Rainbow Family did psychedelics on library roof
Seven members of the Rainbow Family were arrested for sleeping on the roof of the Boulder Public Library with their two dogs. When the local police and fire department coaxed the camping hippies off the roof early that morning, the Rainbow Family members said that they took psychedelic drugs before deciding to sleep on the library’s roof. They were passing through town after attending a “family reunion” in Cuba, N.M.
In the beginning of July, there was a bear break-in in a Sunshine Canyon house where a man who was watching a Rockies game didn’t notice a bear lunching in his kitchen. Luckily the man’s neighbor came to his rescue.
Later in July, there were five more bear break-ins all within a week in Boulder County homes. One man living in Sunshine Canyon killed a black bear intruder with his 12-gauge shotgun after it charged him.
Bear break-ins are common in late summer and fall because bears are scavenging for food so they can fatten up for the coming winter.
CU awarded nearly $340 million
The University of Colorado was awarded $339.7 million in research grants this year. NASA awarded CU $75 million. A majority of the funding — $42 million — will be put toward developing an instrument that will orbit the Earth and evaluate climate change. CU receives more money from NASA than any other university. Other grants are from the National Science Foundation, the Department of Health and Human Services, the Department of Defense and the Department of Commerce.

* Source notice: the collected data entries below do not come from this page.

template <int NW, int DEC, int WPS, bool TD = false, int ABL = 0>
__global__ __launch_bounds__(64 * NW, WPS) void k_run_mimo_ofdm_pw(MimoParams pp, ModemParams<double> mp, uint64_t seed, uint64_t first,
                                                                   uint64_t count, const double2* __restrict__ g_tw,
                                                                   const double2* __restrict__ g_recs, mcle_counters* counters,
                                                                   uint32_t* __restrict__ sym_out, uint32_t* __restrict__ bit_out) {
    using T = double;
    constexpr int N = 256 * NW, NT = 4, NR = 4, kRec = d64_rec<NT, NR>(), TB = 64 * NW, UU = 16 / NW;
    constexpr int kLabStride = pw_lab_stride<NW>();
    static_assert(NW == 2 || NW == 4 || NW == 8, "wavefronts per realization");
    extern __shared__ __attribute__((aligned(16))) char pw_smem[];
    T* s_R = reinterpret_cast<T*>(pw_smem);
    cx<T>* s_table = reinterpret_cast<cx<T>*>(s_R + NW * kPwPlane);
    cx<T>* s_txtab = s_table + ((mp.M + 1) & ~1);
    cx<T>* s_rec = s_txtab + ((mp.M + 1) & ~1);
    unsigned* s_part = reinterpret_cast<unsigned*>(s_rec + 2 * (kRec + 1));
    constexpr int kBm = (kBmLdsDoubles + 1) & ~1;
    double* s_bm = reinterpret_cast<double*>(s_part + 64);
    unsigned char* s_lab = reinterpret_cast<unsigned char*>(s_bm + kBm);

    const int tid = threadIdx.x, lane = tid & 63;
    const int j = __builtin_amdgcn_readfirstlane(tid >> 6);
    const int pj = j & 1;
    const int cp = pp.cp;
    const int per_sym = N * NT;
    const uint64_t row = (uint64_t)pp.n_ofdm_sym * (N + cp);
    const T sigma = (T)sqrt(pp.noise_var);
    const T tx_scale = (T)(1.0 / sqrt((double)NT) / sqrt((double)(N + cp)));
    const T tab_scale = TD ? tx_scale : tx_scale * (T)N;
    const uint32_t mask = (uint32_t)(mp.M - 1);
    for (int m = tid; m < mp.M; m += TB) {
        const cx<T> c = mp.g_table[m];
        s_table[m] = c;
        s_txtab[m] = cscale(c, tab_scale);
    }
    bm_tables_to_lds(s_bm, tid, TB);
    __shared__ WgTotals totals;
    if (tid == 0) wg_zero(totals);

    T* s_mine = s_R + j * kPwPlane;
    uint2* s_words_mine = reinterpret_cast<uint2*>(s_mine);
    uint2* s_words_peer = reinterpret_cast<uint2*>(s_R + (j ^ 1) * kPwPlane);
    uint64_t it = 0, rl_prev = 0;
    cx<T> rec_next = mk<T>(0, 0);
    if (tid < kRec && blockIdx.x < count) rec_next = g_recs[(uint64_t)blockIdx.x * kRec + tid];
    __syncthreads();
    for (uint64_t rl = blockIdx.x; rl < count; rl += gridDim.x, ++it) {
        const Rng rng(seed, first + rl);
        const int buf = (int)(it & 1);
        if (tid < kRec) {
            s_rec[buf * (kRec + 1) + tid] = rec_next;
            if (rl + gridDim.x < count) rec_next = g_recs[(rl + gridDim.x) * kRec + tid];
        }
        const cx<T>* s_H = s_rec + buf * (kRec + 1);
        const cx<T>* s_G = s_H + NT * NR;
        unsigned se = 0, be = 0;
        for (int os = 0; os < pp.n_ofdm_sym; ++os) {
            if (it > 0 || os > 0) __syncthreads();
            {
                const int t = opaque(tid);
                Words4 dw;
                if constexpr (ABL & 32) dw.w[0] = dw.w[1] = dw.w[2] = dw.w[3] = (uint32_t)t * 0x01010101u;
                else dw = rng.block(STREAM_DATA, (uint32_t)(((uint64_t)os * per_sym) >> 4) + (uint32_t)t);
                const int q = (t >> 6) ^ (NW / 2), u = (t & 63) >> 2;
#pragma unroll
                for (int s = 0; s < 4; ++s) {
                    const uint32_t w = dw.w[s] & (mask * 0x01010101u);
                    const int g = 4 * (t & 3) + s;
                    unsigned char* dst = s_lab + g * kLabStride + NW * u + q;
#pragma unroll
                    for (int a = 0; a < 4; ++a) dst[a * 16 * kLabStride] = (unsigned char)(w >> (8 * a));
                }
            }
            {
                const int ln = opaque(lane);
                const int r = ln >> 4, h = ln & 15;
                const uint64_t i00 = (uint64_t)r * row + (uint64_t)os * (N + cp) + cp + (j & ~1) + 32 * NW * pj + NW * (uint64_t)pw_mtime(h, 0);
                const uint32_t b0 = (uint32_t)(i00 >> 1);
                uint2* wm = s_words_mine + (8 * pj) * 64 + ln;
                uint2* wp = s_words_peer + (8 * pj) * 64 + ln;
#pragma unroll
                for (int cc = 0; cc < 8; ++cc) {
                    Words4 b;
                    if constexpr (ABL & 128) b.w[0] = b.w[1] = b.w[2] = b.w[3] = b0 + cc;
                    else b = rng.block(STREAM_NOISE, b0 + (uint32_t)(NW / 2) * (uint32_t)pw_mtime(0, cc));
                    const uint2 even = make_uint2(b.w[0], b.w[1]), odd = make_uint2(b.w[2], b.w[3]);
                    wm[cc * 64] = pj ? odd : even;
                    wp[cc * 64] = pj ? even : odd;
                }
            }
            __syncthreads();
            if (tid == 0 && os == 0 && it > 0) {
                const unsigned* qq = s_part + (buf ^ 1) * 32;
                unsigned ts = 0, tb = 0;
#pragma unroll
                for (int i = 0; i < NW; ++i) {
                    ts += qq[2 * i];
                    tb += qq[2 * i + 1];
                }
                wg_account(totals, ts, tb, s_rec[(buf ^ 1) * (kRec + 1) + 2 * NT * NR].x != 0.0, rl_prev, sym_out, bit_out);
            }
            cx<T> v[16];
            if constexpr (TD) {
                const int ln = opaque(lane);
                const unsigned char* lab = s_lab + ln * kLabStride;
                if constexpr (NW == 4) {
                    switch (j) {
                        case 0: pw_first_stage<4, 0, (ABL & 32) != 0>(lab, s_txtab, g_tw, v); break;
                        case 1: pw_first_stage<4, 1, (ABL & 32) != 0>(lab, s_txtab, g_tw, v); break;
                        case 2: pw_first_stage<4, 2, (ABL & 32) != 0>(lab, s_txtab, g_tw, v); break;
                        default: pw_first_stage<4, 3, (ABL & 32) != 0>(lab, s_txtab, g_tw, v); break;
                    }
                } else if constexpr (NW == 8) {
                    switch (j) {
                        case 0: pw_first_stage<8, 0, (ABL & 32) != 0>(lab, s_txtab, g_tw, v); break;
                        case 1: pw_first_stage<8, 1, (ABL & 32) != 0>(lab, s_txtab, g_tw, v); break;
                        case 2: pw_first_stage<8, 2, (ABL & 32) != 0>(lab, s_txtab, g_tw, v); break;
                        case 3: pw_first_stage<8, 3, (ABL & 32) != 0>(lab, s_txtab, g_tw, v); break;
                        case 4: pw_first_stage<8, 4, (ABL & 32) != 0>(lab, s_txtab, g_tw, v); break;
                        case 5: pw_first_stage<8, 5, (ABL & 32) != 0>(lab, s_txtab, g_tw, v); break;
                        case 6: pw_first_stage<8, 6, (ABL & 32) != 0>(lab, s_txtab, g_tw, v); break;
                        default: pw_first_stage<8, 7, (ABL & 32) != 0>(lab, s_txtab, g_tw, v); break;
                    }
                } else {
                    if (j == 0) pw_first_stage<2, 0, (ABL & 32) != 0>(lab, s_txtab, g_tw, v);
                    else pw_first_stage<2, 1, (ABL & 32) != 0>(lab, s_txtab, g_tw, v);
                }
            }
            if constexpr (TD && !(ABL & 64)) {
                const int g = opaque(lane) & 15;
                R16Tw64<T> tw;
#pragma unroll
                for (int m = 1; m <= 3; ++m) {
                    tw.a1[m - 1] = g_tw[g * (NW * m + j)];
                    tw.a2[m - 1] = g_tw[4 * NW * g * m];
                }
                const cx<T> f0 = g_tw[g * j];
                r16_pass<T, true, false, 0, false, true, true>(nullptr, nullptr, 0, tw, nullptr, 0, v, v);
#pragma unroll
                for (int q = 0; q < 4; ++q) v[q] = cmulc(v[q], f0);
            }
            uint2 nw[16];
            {
                const int ln = opaque(lane);
#pragma unroll
                for (int c = 0; c < 16; ++c) nw[c] = s_words_mine[c * 64 + ln];
            }
            if constexpr (TD) {
                const int ln = opaque(lane);
                const int a = ln >> 4, g = ln & 15;
                const int wbase = pw_slot(a, g), rbase = pw_slot(a, 16 * g);
                T xr[16];
#pragma unroll
                for (int u = 0; u < 16; ++u) s_mine[wbase + 17 * u] = v[u].x;
                walk_wave_order();
#pragma unroll
                for (int c = 0; c < 16; ++c) xr[c] = s_mine[rbase + c];
                walk_wave_order();
#pragma unroll
                for (int u = 0; u < 16; ++u) s_mine[wbase + 17 * u] = v[u].y;
                walk_wave_order();
#pragma unroll
                for (int c = 0; c < 16; ++c) v[c] = mk<T>(xr[c], s_mine[rbase + c]);
            }
            if constexpr (TD && !(ABL & 64)) {
                R16Tw64<T> none;
                r16_pass<T, true, false, 0, false, true, true, false, true>(nullptr, nullptr, 0, none, nullptr, 0, v, v);
            }
            if constexpr (!TD) {
#pragma unroll
                for (int c = 0; c < 16; ++c) {
                    if constexpr (ABL & 128) v[c] = mk<T>((T)nw[c].x, sigma);
                    else v[c] = cn_words(nw[c].x, nw[c].y, sigma, s_bm);
                }
            }
            if constexpr (TD) {
                const int ln = opaque(lane);
                const cx<T> hA = s_H[(ln & 3) * NT + (ln >> 4)];
                const T hre = hA.x, him = hA.y, nhim = -hA.y;
#pragma unroll
                for (int c = 0; c < 16; ++c) {
                    cx<T> z;
                    if constexpr (ABL & 128) z = mk<T>((T)nw[c].x, sigma);
                    else z = cn_words(nw[c].x, nw[c].y, sigma, s_bm);
                    if constexpr (ABL & 256) {
                        v[c] = cadd(v[c], z);
                    } else {
                        T yr = __builtin_amdgcn_mfma_f64_4x4x4f64(hre, v[c].x, z.x, 0, 0, 0);
                        T yi = __builtin_amdgcn_mfma_f64_4x4x4f64(him, v[c].x, z.y, 0, 0, 0);
                        yr = __builtin_amdgcn_mfma_f64_4x4x4f64(nhim, v[c].y, yr, 0, 0, 0);
                        yi = __builtin_amdgcn_mfma_f64_4x4x4f64(hre, v[c].y, yi, 0, 0, 0);
                        v[c] = mk<T>(yr, yi);
                    }
                }
            }
            if constexpr (!(ABL & 512)) {
                R16Tw64<T> none;
                r16_pass<T, false, true, 0, false, true, true, false, true>(nullptr, nullptr, 0, none, nullptr, 0, v, v);
            }
            {
                const int ln = opaque(lane);
                const int a = ln >> 4, g = ln & 15;
                const int wbase = pw_slot(a, g), rbase = pw_slot(a, 16 * g);
                T xr[16];
#pragma unroll
                for (int c = 0; c < 16; ++c) s_mine[rbase + c] = v[c].x;
                walk_wave_order();
#pragma unroll
                for (int u = 0; u < 16; ++u) xr[u] = s_mine[wbase + 17 * u];
                walk_wave_order();
#pragma unroll
                for (int c = 0; c < 16; ++c) s_mine[rbase + c] = v[c].y;
                walk_wave_order();
#pragma unroll
                for (int u = 0; u < 16; ++u) v[u] = mk<T>(xr[u], s_mine[wbase + 17 * u]);
            }
            if constexpr (!(ABL & 512)) {
                const int g = opaque(lane) & 15;
                R16Tw64<T> tw;
#pragma unroll
                for (int m = 1; m <= 3; ++m) {
                    tw.a1[m - 1] = g_tw[NW * g * m];
                    tw.a2[m - 1] = g_tw[4 * NW * g * m];
                }
                r16_pass<T, false, true, 0, false, true, true>(nullptr, nullptr, 0, tw, nullptr, 0, v, v);
            }
            T er[NW][UU], ei[NW][UU];
            {
                const int ln = opaque(lane);
                const int r = ln >> 4, g = ln & 15;
                const int wpos = r * 272 + g, rpos = r * 272 + g + 16 * UU * j;
                r16_wave_sync();
#pragma unroll
                for (int u = 0; u < 16; ++u) s_mine[wpos + 16 * u] = v[u].x;
                __syncthreads();
#pragma unroll
                for (int jj = 0; jj < NW; ++jj)
#pragma unroll
                    for (int uu = 0; uu < UU; ++uu) er[jj][uu] = s_R[jj * kPwPlane + rpos + 16 * uu];
                __syncthreads();
#pragma unroll
                for (int u = 0; u < 16; ++u) s_mine[wpos + 16 * u] = v[u].y;
                __syncthreads();
#pragma unroll
                for (int jj = 0; jj < NW; ++jj)
#pragma unroll
                    for (int uu = 0; uu < UU; ++uu) ei[jj][uu] = s_R[jj * kPwPlane + rpos + 16 * uu];
            }
            if constexpr (!(ABL & 1024)) {
                const int ln = opaque(lane);
                const int g = ln & 15;
#pragma unroll
                for (int uu = 0; uu < UU; ++uu) {
                    const int kp = g + 16 * (UU * j + uu);
                    if constexpr (NW == 4) {
                        const cx<T> w1 = g_tw[kp], w2 = g_tw[2 * kp], w3 = g_tw[3 * kp];
                        const cx<T> u0 = mk<T>(er[0][uu], ei[0][uu]);
                        const cx<T> u1 = cmul(mk<T>(er[1][uu], ei[1][uu]), w1);
                        const cx<T> u2 = cmul(mk<T>(er[2][uu], ei[2][uu]), w2);
                        const cx<T> u3 = cmul(mk<T>(er[3][uu], ei[3][uu]), w3);
                        CxOps<T>::template bfly4<false>(u0, u1, u2, u3, v[4 * uu], v[4 * uu + 1], v[4 * uu + 2], v[4 * uu + 3]);
                    } else if constexpr (NW == 8) {
                        cx<T> x[8];
                        x[0] = mk<T>(er[0][uu], ei[0][uu]);
#pragma unroll
                        for (int jj = 1; jj < 8; ++jj) x[jj] = cmul(mk<T>(er[jj][uu], ei[jj][uu]), g_tw[jj * kp]);
                        cx<T> E[4], O[4];
                        CxOps<T>::template bfly4<false>(x[0], x[2], x[4], x[6], E[0], E[1], E[2], E[3]);
                        CxOps<T>::template bfly4<false>(x[1], x[3], x[5], x[7], O[0], O[1], O[2], O[3]);
                        constexpr T kH = (T)0.70710678118654752440;
                        const cx<T> t0 = O[0];
                        const cx<T> t1 = mk<T>(kH * (O[1].x + O[1].y), kH * (O[1].y - O[1].x));
                        const cx<T> t2 = mk<T>(O[2].y, -O[2].x);
                        const cx<T> t3 = mk<T>(kH * (O[3].y - O[3].x), -kH * (O[3].x + O[3].y));
                        v[8 * uu + 0] = cadd(E[0], t0); v[8 * uu + 4] = csub(E[0], t0);
                        v[8 * uu + 1] = cadd(E[1], t1); v[8 * uu + 5] = csub(E[1], t1);
                        v[8 * uu + 2] = cadd(E[2], t2); v[8 * uu + 6] = csub(E[2], t2);
                        v[8 * uu + 3] = cadd(E[3], t3); v[8 * uu + 7] = csub(E[3], t3);
                    } else {
                        const cx<T> u0 = mk<T>(er[0][uu], ei[0][uu]);
                        const cx<T> u1 = cmul(mk<T>(er[1][uu], ei[1][uu]), g_tw[kp]);
                        v[2 * uu] = cadd(u0, u1);
                        v[2 * uu + 1] = csub(u0, u1);
                    }
                }
            }
            {
                const int ln = opaque(lane);
                const uint4 L = *reinterpret_cast<const uint4*>(s_lab + ln * kLabStride + 16 * j);
                const uint32_t wds[4] = {L.x, L.y, L.z, L.w};
                if constexpr (!TD && !(ABL & 256)) {
                    const cx<T> hA = s_H[(ln & 3) * NT + (ln >> 4)];
                    const T hre = hA.x, him = hA.y, nhim = -hA.y;
#pragma unroll
                    for (int u = 0; u < 16; ++u) {
                        const uint32_t lb = (wds[u >> 2] >> (8 * (u & 3))) & 0xFFu;
                        cx<T> X;
                        if constexpr (ABL & 32) X = mk<T>((T)lb, 1.0);
                        else X = s_txtab[lb];
                        T yr = __builtin_amdgcn_mfma_f64_4x4x4f64(hre, X.x, v[u].x, 0, 0, 0);
                        T yi = __builtin_amdgcn_mfma_f64_4x4x4f64(him, X.x, v[u].y, 0, 0, 0);
                        yr = __builtin_amdgcn_mfma_f64_4x4x4f64(nhim, X.y, yr, 0, 0, 0);
                        yi = __builtin_amdgcn_mfma_f64_4x4x4f64(hre, X.y, yi, 0, 0, 0);
                        v[u] = mk<T>(yr, yi);
                    }
                }
                if constexpr (!(ABL & 1024)) {
                const cx<T> gA = s_G[(ln & 3) * NR + (ln >> 4)];
                const T gre = gA.x, gim = gA.y, ngim = -gA.y;
#pragma unroll
                for (int i = 0; i < 4; ++i) {
                    cx<T> e[4];
                    int tx[4];
#pragma unroll
                    for (int jj = 0; jj < 4; ++jj) {
                        const int u = 4 * i + jj;
                        T xr = __builtin_amdgcn_mfma_f64_4x4x4f64(gre, v[u].x, 0.0, 0, 0, 0);
                        T xi = __builtin_amdgcn_mfma_f64_4x4x4f64(gim, v[u].x, 0.0, 0, 0, 0);
                        xr = __builtin_amdgcn_mfma_f64_4x4x4f64(ngim, v[u].y, xr, 0, 0, 0);
                        xi = __builtin_amdgcn_mfma_f64_4x4x4f64(gre, v[u].y, xi, 0, 0, 0);
                        e[jj] = mk<T>(xr, xi);
                        tx[jj] = (int)((wds[i] >> (8 * jj)) & 0xFFu);
                    }
                    walk_decide<DEC, 4>(mp, s_table, nullptr, e, tx, se, be);
                }
                } else {
                    T keep = er[0][0] + ei[NW - 1][UU - 1];
                    if constexpr (!TD) {
#pragma unroll
                        for (int u = 0; u < 16; ++u) keep += v[u].x + v[u].y;
                    }
                    se += (unsigned)(keep == 0.5) + (wds[0] == 0x12345u);
                }
            }
        }
        se = wave_sum_u32(se);
        be = wave_sum_u32(be);
        if (lane == 0) {
            s_part[buf * 32 + 2 * j] = se;
            s_part[buf * 32 + 2 * j + 1] = be;
        }
        rl_prev = rl;
    }
    __syncthreads();
    if (tid == 0) {
        if (it > 0) {
            const int buf = (int)((it - 1) & 1);
            const unsigned* qq = s_part + buf * 32;
            unsigned ts = 0, tb = 0;
#pragma unroll
            for (int i = 0; i < NW; ++i) {
                ts += qq[2 * i];
                tb += qq[2 * i + 1];
            }
            wg_account(totals, ts, tb, s_rec[buf * (kRec + 1) + 2 * NT * NR].x != 0.0, rl_prev, sym_out, bit_out);
        }
        wg_flush(totals, counters, (unsigned long long)per_sym * pp.n_ofdm_sym, (unsigned long long)per_sym * pp.n_ofdm_sym * mp.bits);
    }
}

Bike team attends Tour de France
Boulder-based cycling team, Garmin-Slipstream, competed in the Tour de France. Garmin-Slipstream came in second place for team rankings, behind Astana, Lance Armstrong’s team. For individual times, Garmin-Slipstream’s Briton, Bradley Wiggins, came in fourth and former Boulder resident, Christian Vande Velde, came in eighth.
A 22-percent increase in health insurance premiums caused an increase in tuition. The health insurance plan is mandatory for students who don’t already have a plan. The plan is now $1,052 per semester for students. The real question: does the health insurance plan cover medical marijuana costs?